Extracted data:

__global__ __launch_bounds__(CW_RESET_WAVES *CW_WAVE) void cw_rollout_kernel(CwParams P, const uint8_t *actions, int T,
                                                                             int32_t *rewards, uint8_t *dones, int epw)
{
    __shared__ uint32_t s_mt[CW_RESET_WAVES][CW_MT_WORDS];
    const int lane = threadIdx.x & (CW_WAVE - 1);
    const int wave_in_block = __builtin_amdgcn_readfirstlane(threadIdx.x / CW_WAVE);
    const int wave = blockIdx.x * CW_RESET_WAVES + wave_in_block;
    const int env0 = wave * epw;
    if (env0 >= P.n_envs) return;
    const int env = env0 + lane;
    const bool live = lane < epw && env < P.n_envs;
    const int e = live ? env : env0;
    uint4 h = P.hdr[e];
    uint32_t sp[8];
    unpack_pos(P.pos[e], sp);
    uint4 ip = P.init_pos[e];
    uint32_t ctl = P.lookahead ? P.nx_ctl[e] : 0u;
    unsigned long long n_done = 0, n_succ = 0, n_inv = 0;
    int reward = -1;
    bool done = false;
    uint32_t achieved = 0, desired = 0, step_num = 0;
    for (int t = 0; t < T; t++) {
        const int a = actions[(size_t)t * P.n_envs + e];
        const CwStepOut o = step_env(P, h, sp, a, [&]() { return ip; });
        reward = o.reward; done = o.done; achieved = o.achieved; desired = o.desired; step_num = o.step_num;
        if (live) {
            if (rewards) rewards[(size_t)t * P.n_envs + env] = o.reward;
            if (dones) dones[(size_t)t * P.n_envs + env] = o.done ? 1 : 0;
        }
        const unsigned long long m_all = CW_BALLOT(live && o.done);
        n_done += __popcll(m_all);
        n_succ += __popcll(CW_BALLOT(live && o.success));
        n_inv += __popcll(CW_BALLOT(live && o.invalid));
        if (m_all && live && o.done) { P.episode_length[env] = (int32_t)o.step_num; P.episode_return[env] = episode_return_of(P, o); }
        bool popped = false;
        const uint32_t ctl_was = ctl;
        if (live && o.done && P.lookahead) {
            popped = pop_next_episode(P, env, ctl, h, sp, true);
            if (popped) { ip = pack_pos(sp); ctl = ((ctl & 0xFFu) + 1u == CW_LA_DEPTH ? 0u : (ctl & 0xFFu) + 1u) | CW_CTL_QUEUED; }
        }
        const unsigned long long m_pop = CW_BALLOT(popped);
        unsigned long long m = m_all & ~m_pop;
        while (m) {
            const int l = __builtin_ctzll(m);
            m &= m - 1;
            const int env_l = env0 + l;
            const uint32_t menu_id = __builtin_amdgcn_readlane(h.x, l) >> 24;
            const CwResetOut r = reset_env_wave(P, env_l, [&]() { return menu_id; }, s_mt[wave_in_block], lane);
            if (lane == 0) {
                store_episode_records(P, env_l, r, true);
                if (P.lookahead) note_slow_reset(P, env_l, __builtin_amdgcn_readlane(ctl_was, l));
            }
            if (lane == l) {
                h = reset_header(P, r, menu_id);
                unpack_pos(r.init_pos, sp);
                ip = r.init_pos;
                ctl |= CW_CTL_QUEUED;
            }
        }
    }
    if (live) {
        P.hdr[env] = h;
        P.pos[env] = pack_pos(sp);
        P.reward[env] = reward;
        P.done[env] = done ? 1 : 0;
        P.achieved_out[env] = (uint16_t)achieved;
        P.desired_out[env] = (uint16_t)desired;
        (void)step_num;
    }
    if (lane == 0) {
        atomicAdd(&P.counters[0], (unsigned long long)min(epw, P.n_envs - env0) * (unsigned long long)T);
        if (n_done) atomicAdd(&P.counters[1], n_done);
        if (n_succ) atomicAdd(&P.counters[2], n_succ);
        if (n_inv) atomicAdd(&P.counters[3], n_inv);
    }
}

__global__ __launch_bounds__(CW_WAVE) void cw_resident_kernel(CwParams P, CwResident *R, uint32_t seq0, int paint_dirty,
                                                              unsigned long long idle_ticks, unsigned long long life_ticks)
{
    const int lane = threadIdx.x;
    uint4 h = P.hdr[0];
    uint32_t sp[8];
    unpack_pos(P.pos[0], sp);
    const uint4 ip = P.init_pos[0];
    uint32_t last = seq0;
    const unsigned long long t_start = wall_clock64();
    unsigned long long t_last = t_start;
    uint32_t reason = 0;
    for (;;) {
        const unsigned long long bell = __hip_atomic_load(&R->bell, __ATOMIC_ACQUIRE, __HIP_MEMORY_SCOPE_SYSTEM);
        const uint32_t d = (uint32_t)bell;
        const uint32_t seq = d >> 8;
        if (seq != last) {
            if (lane == 0) {
                const int a = (int)(d & 0x7Fu);
                const CwStepOut o = step_env(P, h, sp, a, [&]() { return ip; });
                P.hdr[0] = h;
                P.pos[0] = pack_pos(sp);
                store_step_outputs(P, 0, o);
                if (paint_dirty && o.changed) paint_changed_cells(P, 0, h, sp, o);
                atomicAdd(&P.counters[0], 1ull);
                if (o.done) atomicAdd(&P.counters[1], 1ull);
                if (o.success) atomicAdd(&P.counters[2], 1ull);
                if (o.invalid) atomicAdd(&P.counters[3], 1ull);
            }
            if (P.res_onehot && (d & 0x80u)) {
                const uint32_t hx = __builtin_amdgcn_readlane(h.x, 0), codes = __builtin_amdgcn_readlane(h.w, 0);
                uint32_t bp[8];
#pragma unroll
                for (int k = 0; k < 8; k++) bp[k] = __builtin_amdgcn_readlane(sp[k], 0);
                const uint32_t agent_cell = agent_cell_of(P, hx), hold = hold_of(hx);
                for (int cell = lane; cell < P.ncell; cell += CW_WAVE) {
                    const uint32_t code = code_of(codes, slot_at(bp, (uint32_t)cell));
                    uint32_t bits = code ? (1u << (code - 1)) : 0u;
                    if ((uint32_t)cell == agent_cell) bits |= (1u << 8) | (hold ? (1u << (8 + hold)) : 0u);
                    *(u32x3_a4 *)(P.res_onehot + 12 * cell) = onehot_dwords(bits);
                }
            }
            __threadfence_system();
            if (lane == 0) __hip_atomic_store(&R->ack, seq, __ATOMIC_RELEASE, __HIP_MEMORY_SCOPE_SYSTEM);
            last = seq;
            t_last = wall_clock64();
            continue;
        }
        const unsigned long long now = wall_clock64();
        if (bell >> 32) { reason = 1; break; }
        if (now - t_last > idle_ticks) { reason = 2; break; }
        if (now - t_start > life_ticks) { reason = 3; break; }
    }
    if (lane == 0) __hip_atomic_store(&R->exited, reason | (last << 8), __ATOMIC_RELEASE, __HIP_MEMORY_SCOPE_SYSTEM);
}
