# OpenPPL/ppq

Measured on AMD Instinct MI355X. Metric: calibration samples/sec (RuntimeCalibrationPass, KL 2048-bin, ResNet-50 INT8), higher is better.
Workload: dtype f32; 1 GPU; ResNet-50 topology (53 Conv + 1 Gemm, BN folded, seeded He init), RuntimeCalibrationPass kl 2048 bins, per-tensor INT8 activations, per-channel INT8 weights, 279 batches x 32 x 3x224x224 per GPU; samples=8928, batch=32, observed_tensors=72, rccl_ranks=1, async_observe=False, cache_params=False, channels_last=False, fuse_params=True, batch_observations=True, reuse_activations=False, replayed_batches=0, hip_graph=auto, graph_replays=0, miopen_find=False

## Files before the change

### include/ppq_hip.h

```cpp
#ifndef PPQ_HIP_H_
#define PPQ_HIP_H_

#include <stdint.h>

#ifdef __cplusplus
extern "C" {
#endif

typedef enum {
    PPQHIP_OK = 0,
    PPQHIP_ERR_INVALID_VALUE = -1,
    PPQHIP_ERR_UNSUPPORTED = -2,
    PPQHIP_ERR_HIP = -3
} ppqhip_status;

#define PPQHIP_ABI_VERSION 4

const char* ppqhip_last_error(void);
int ppqhip_version(void);
int ppqhip_device_arch(char* buf, int n);

int ppqhip_fq_linear_t(const float* x, const float* scale, const float* offset, float* out,
                       int64_t n, int clip_min, int clip_max, int rounding, void* stream);

// ... 49 lines not shown
    int64_t n, num_channel, elem_per_channel;
    int32_t clip_min, clip_max;
} ppqhip_lsq_job;
int ppqhip_fq_linear_c_bwd_multi(const ppqhip_lsq_job* jobs, int num_jobs, int rounding, void* stream);

int ppqhip_fq_float_t(const float* x, const float* scale, const float* offset, float* out,
                      int64_t n, int exponent, int mantissa, float clip_min, float clip_max,
                      int rounding, void* stream);

int ppqhip_fq_float_c(const float* x, const float* scale, const float* offset, float* out,
                      int64_t n, int64_t num_channel, int64_t elem_per_channel,
                      int exponent, int mantissa, float clip_min, float clip_max,
                      int rounding, void* stream);

typedef struct ppqhip_float_search_job {
    const float* x;
    int64_t rows, row_len;
    int32_t exponent, mantissa;
    float clip_min, clip_max;
} ppqhip_float_search_job;
int64_t ppqhip_float_scale_search_table_bytes(int num_jobs);
int ppqhip_float_scale_search(const ppqhip_float_search_job* jobs, int num_jobs, const float* candidates,
                              int num_candidates, int rounding, void* device_table, double* out, void* stream);

typedef struct ppqhip_fq_float_job {
    const float* x;
    const float* scale;
    const float* offset;
    float* out;
    int64_t n, num_channel, elem_per_channel;
    int32_t exponent, mantissa;
    float clip_min, clip_max;
} ppqhip_fq_float_job;
int64_t ppqhip_fq_float_multi_table_bytes(int num_jobs);
int ppqhip_fq_float_multi(const ppqhip_fq_float_job* jobs, int num_jobs, int rounding, void* device_table,
                          int upload, void* stream);

int ppqhip_fq_float_c_bwd(const float* x, const float* scale, const float* offset,
                          const float* grad_y, float* grad_x, float* grad_s, int64_t n,
                          int64_t num_channel, int64_t elem_per_channel,
                          int exponent, int mantissa, float clip_min, float clip_max,
                          int rounding, void* stream);

int64_t ppqhip_hist_workspace_bytes(int64_t n, int64_t num_bins);
int ppqhip_hist_sym_t(const float* x, int64_t n, float hist_scale, int clip_outliers,
                      int32_t* hist, int64_t num_bins, void* workspace, void* stream);

int ppqhip_hist_asym_t(const float* x, int64_t n, float min_value, float max_value,
                       int clip_outliers, int32_t* hist, int64_t num_bins, void* workspace,
                       void* stream);

int ppqhip_hist_sym_c(const float* x, int64_t n, int64_t num_channel, int64_t elem_per_channel,
                      float hist_scale, int clip_outliers, int32_t* hist, int64_t num_bins,
                      void* stream);

int ppqhip_hist_sym_c_scales(const float* x, int64_t n, int64_t num_channel, int64_t elem_per_channel,
                             const float* hist_scales, int clip_outliers, int32_t* hist,
                             int64_t num_bins, void* stream);
int ppqhip_hist_asym_c_ranges(const float* x, int64_t n, int64_t num_channel, int64_t elem_per_channel,
                              const float* mins, const float* maxs, int clip_outliers, int32_t* hist,
                              int64_t num_bins, void* stream);

int64_t ppqhip_quantile_workspace_bytes(int64_t n);
int ppqhip_quantile_t(const float* x, int64_t n, float q, float* dest, uint32_t* hint, void* workspace,
                      void* stream);

typedef struct ppqhip_quantile_job {
    const float* x;
    float* dest;
    uint32_t* hint;
    int64_t n;
} ppqhip_quantile_job;
int64_t ppqhip_quantile_multi_workspace_bytes(int num_jobs, int64_t total_elems);
int ppqhip_quantile_t_multi(const ppqhip_quantile_job* jobs, int num_jobs, float q, void* workspace,
                            void* stream);
void ppqhip_quantile_debug_layout(int64_t* out);
void ppqhip_quantile_hot_layout(int64_t* out);

int ppqhip_isotone_t(const float* x, int64_t n, float* dest, void* workspace, void* stream);

int64_t ppqhip_minmax_workspace_bytes(int64_t n);
int ppqhip_minmax_t(const float* x, int64_t n, float* minmax, void* workspace, void* stream);

int ppqhip_minmax_c(const float* x, int64_t n, int64_t num_channel, int64_t elem_per_channel,
                    float* mins, float* maxs, void* stream);

typedef struct ppqhip_minmax_c_job {
    const float* x;
    float* mins;
    float* maxs;
    int64_t n, num_channel, elem_per_channel;
    int32_t fresh, reserved;
} ppqhip_minmax_c_job;
int ppqhip_minmax_c_multi(const ppqhip_minmax_c_job* jobs, int num_jobs, void* stream);

int ppqhip_channel_sum(const float* x, int64_t n, int64_t num_channel, int64_t elem_per_channel,
                       double* sums, void* stream);

int64_t ppqhip_hist_rows(void);
int ppqhip_hist_sym_t_rows(const float* x, int64_t n, float hist_scale, int clip_outliers,
                           int32_t* rows, int64_t num_bins, void* stream);
int ppqhip_hist_asym_t_rows(const float* x, int64_t n, float min_value, float max_value,
                            int clip_outliers, int32_t* rows, int64_t num_bins, void* stream);
typedef struct ppqhip_minmax_job {
    const float* x;
    float* slots;
    int64_t n;
} ppqhip_minmax_job;
int ppqhip_minmax_t_slots_multi(const ppqhip_minmax_job* jobs, int num_jobs, void* stream);

typedef struct ppqhip_hist_job {
    const float* x;
    int32_t* rows;
    int64_t n;
    float p0, p1;
} ppqhip_hist_job;
int ppqhip_hist_t_rows_multi(const ppqhip_hist_job* jobs, int num_jobs, int asymmetric,
                             int clip_outliers, int64_t num_bins, void* stream);
int ppqhip_hist_rows_finish(const int32_t* rows, int64_t num_bins, int32_t* hist, void* stream);
int ppqhip_check_bin_rule(const float* x, int64_t n, float min_value, float hist_scale, int asymmetric, uint64_t* out, void* stream);
int64_t ppqhip_minmax_slots(void);
int ppqhip_minmax_t_slots(const float* x, int64_t n, float* slots, void* stream);
int ppqhip_minmax_slots_finish(const float* slots, float* minmax, void* stream);

float ppqhip_mse_loss_host(const int64_t* hist, int64_t num_bins, int start, int step, int end);

int64_t ppqhip_mse_search_workspace_bytes(int64_t num_hist);
int ppqhip_mse_search(const int32_t* hist, int64_t num_hist, int64_t num_bins,
                      const double* hist_scale, const double* min_value,
                      int quant_min, int quant_max, int symmetrical, int32_t* best,
                      void* workspace, void* stream);

int64_t ppqhip_kl_num_candidates(int64_t num_bins, int num_of_bits);
int ppqhip_kl_losses(const int32_t* hist, int64_t num_hist, int64_t num_bins, int num_of_bits,
                     double* losses, void* stream);

int ppqhip_tensor_clip_t(const float* value, const float* reference, const float* limit,
                         float* out, int64_t n, void* stream);
int ppqhip_tensor_clip_c(const float* value, const float* reference, const float* limit,
                         float* out, int64_t n, int64_t num_channel, int64_t elem_per_channel,
                         void* stream);
int ppqhip_rounding_loss(const float* x, const float* scale, const float* offset, float* out,
                         int64_t n, int64_t num_channel, int64_t elem_per_channel,
                         int clip_min, int clip_max, int rounding, void* stream);
int ppqhip_rounding_loss_bwd(const float* x, const float* dy, const float* scale,
                             const float* offset, float* dx, int64_t n, int64_t num_channel,
                             int64_t elem_per_channel, int clip_min, int clip_max, int rounding,
                             void* stream);

int ppqhip_bias_act(float* y, const float* bias, int64_t n, int64_t num_channel, int64_t elem_per_channel,
                    int relu, void* stream);
int ppqhip_bias_add_act(float* a, const float* bias_a, float* b, const float* bias_b, float* out,
                        int64_t n, int64_t num_channel, int64_t elem_per_channel, int relu, void* stream);

typedef struct ppqhip_adaround_job {
    const float* w;
    const float* v;
    const float* scale;
    const float* offset;
    float* out;
    const float* dy;
    int64_t n, num_channel, elem_per_channel;
    int32_t qmin, qmax;
} ppqhip_adaround_job;
int ppqhip_adaround_fwd_multi(const ppqhip_adaround_job* jobs, int num_jobs, void* stream);
int ppqhip_adaround_bwd_multi(const ppqhip_adaround_job* jobs, int num_jobs, const float* reg, void* stream);
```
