template <int AGG>
__global__ void __launch_bounds__(256) k_evict(EvictArgs a) {
    const int64_t nslots = a.t.cap + 1;
    const int64_t stride = (int64_t)gridDim.x * blockDim.x;
    const int64_t id0 = identity0(AGG);
    const int W = a.t.words;
    if (blockIdx.x == 0 && threadIdx.x < kShards) atomicAnd(&a.st->sh[threadIdx.x].occ, ~a.emask);
    for (int64_t base = blockIdx.x * (int64_t)blockDim.x; base < nslots; base += stride) {
        const int64_t g = base + threadIdx.x;
        uint64_t m = 0;
        int64_t key = 0;
        if (g < nslots) {
            key = *pt_key(a.t, g);
            m = presence<AGG>(a.t, g) & a.emask;
        }
        unsigned long long off = wave_reserve_n(&a.st->n_deferred, (unsigned)__popcll(m));
        if (m) {
            if constexpr (uses_mask<AGG>()) pt_mask_put(a.t, g, pt_mask_get(a.t, g) & ~a.emask);
            while (m) {
                const int pos = __ffsll((long long)m) - 1;
                m &= m - 1;
                int64_t* c = pt_cell(a.t, g, pos);
                a.d_key[off] = key;
                a.d_pane[off] = a.pane_of_pos[pos];
                a.d_a0[off] = c[0];
                a.d_a1[off] = W == 2 ? c[1] : 0;
                off++;
                c[0] = id0;
                if (W == 2) c[1] = 0;
            }
// ... 231 lines not shown
        GW_TLAUNCH(k_rgn_plan1, dim3((unsigned)a.ngroups), dim3(256), 0, s, e0, nullptr, a);                   \
        hipLaunchKernelGGL(k_rgn_plan2, dim3((unsigned)nb1), dim3(256), 0, s, a);                              \
        hipLaunchKernelGGL(k_rgn_plan3, dim3(1), dim3(256), 0, s, a);                                          \
        hipLaunchKernelGGL((k_rgn_p2<A, CM>), dim3((unsigned)(a.ngroups * nb1)), dim3(kPartThreads), part_lds, s, \
                           a);                                                                                  \
    }                                                                                                           \
    GW_TLAUNCH((k_rgn_apply<A, CM>), dim3((unsigned)a.t.nreg), dim3(kApplyThreads), apply_lds, s,               \
               single ? e0 : nullptr, e1, a)
#define L(A)                        \
    if (a.fmt == kFmtNar) {         \
        L2(A, kFmtNar);             \
    } else if (a.fmt == kFmtCmp) {  \
        L2(A, kFmtCmp);             \
    } else {                        \
        L2(A, kFmtWide);            \
    }
    if (a.fmt == kFmtNar && a.nar2) {
        const int F = 1 << a.sr_bits;
        const int64_t FS = (int64_t)F * S;
        const bool M = a.t.has_mask != 0;
        const size_t lds = (size_t)FS * 4 + (M ? (size_t)FS : 0) + (size_t)FS * a.t.words * 8 +
                           (size_t)(kApplyThreads / 64) * kApplyQ * 8;
#define LN(A)                                                                                                   \
    lds_opt_in((const void*)k_rgn_p2<A, kFmtNar>, part_lds);                                                   \
    lds_opt_in((const void*)k_rgn_apply_nar<A, true>, lds);                                                   \
    lds_opt_in((const void*)k_rgn_apply_nar<A, false>, lds);                                                  \
    if (!a.cur_empty) {                                                                                         \
        GW_TLAUNCH(k_rgn_plan1, dim3((unsigned)a.ngroups), dim3(256), 0, s, e0, nullptr, a);                   \
        hipLaunchKernelGGL(k_rgn_plan2, dim3((unsigned)nb1), dim3(256), 0, s, a);                              \
        hipLaunchKernelGGL(k_rgn_plan3, dim3(1), dim3(256), 0, s, a);                                          \
        hipLaunchKernelGGL((k_rgn_p2<A, kFmtNar>), dim3((unsigned)(a.ngroups * nb1)), dim3(kPartThreads), part_lds, \
                           s, a);                                                                               \
    }                                                                                                           \
    if (a.stale)                                                                                                \
        GW_TLAUNCH((k_rgn_apply_nar<A, true>), dim3((unsigned)(a.t.nreg >> a.sr_bits)), dim3(kApplyThreads), lds, \
                   s, a.cur_empty ? e0 : nullptr, e1, a);                                                       \
    else                                                                                                        \
        GW_TLAUNCH((k_rgn_apply_nar<A, false>), dim3((unsigned)(a.t.nreg >> a.sr_bits)), dim3(kApplyThreads),     \
                   lds, s, a.cur_empty ? e0 : nullptr, e1, a)
        GW_AGG_SWITCH(a.t.agg, LN);
#undef LN
        return hipGetLastError();
    }
    GW_AGG_SWITCH(a.t.agg, L);
#undef L
#undef L2
    return hipGetLastError();
}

Work item: Lines containing the string "actions" are the ones to copy from the entries above.

Solution for this problem:
__global__ __launch_bounds__(CW_RESET_WAVES *CW_WAVE) void cw_rollout_kernel(CwParams P, const uint8_t *actions, int T,
        const int a = actions[(size_t)t * P.n_envs + e];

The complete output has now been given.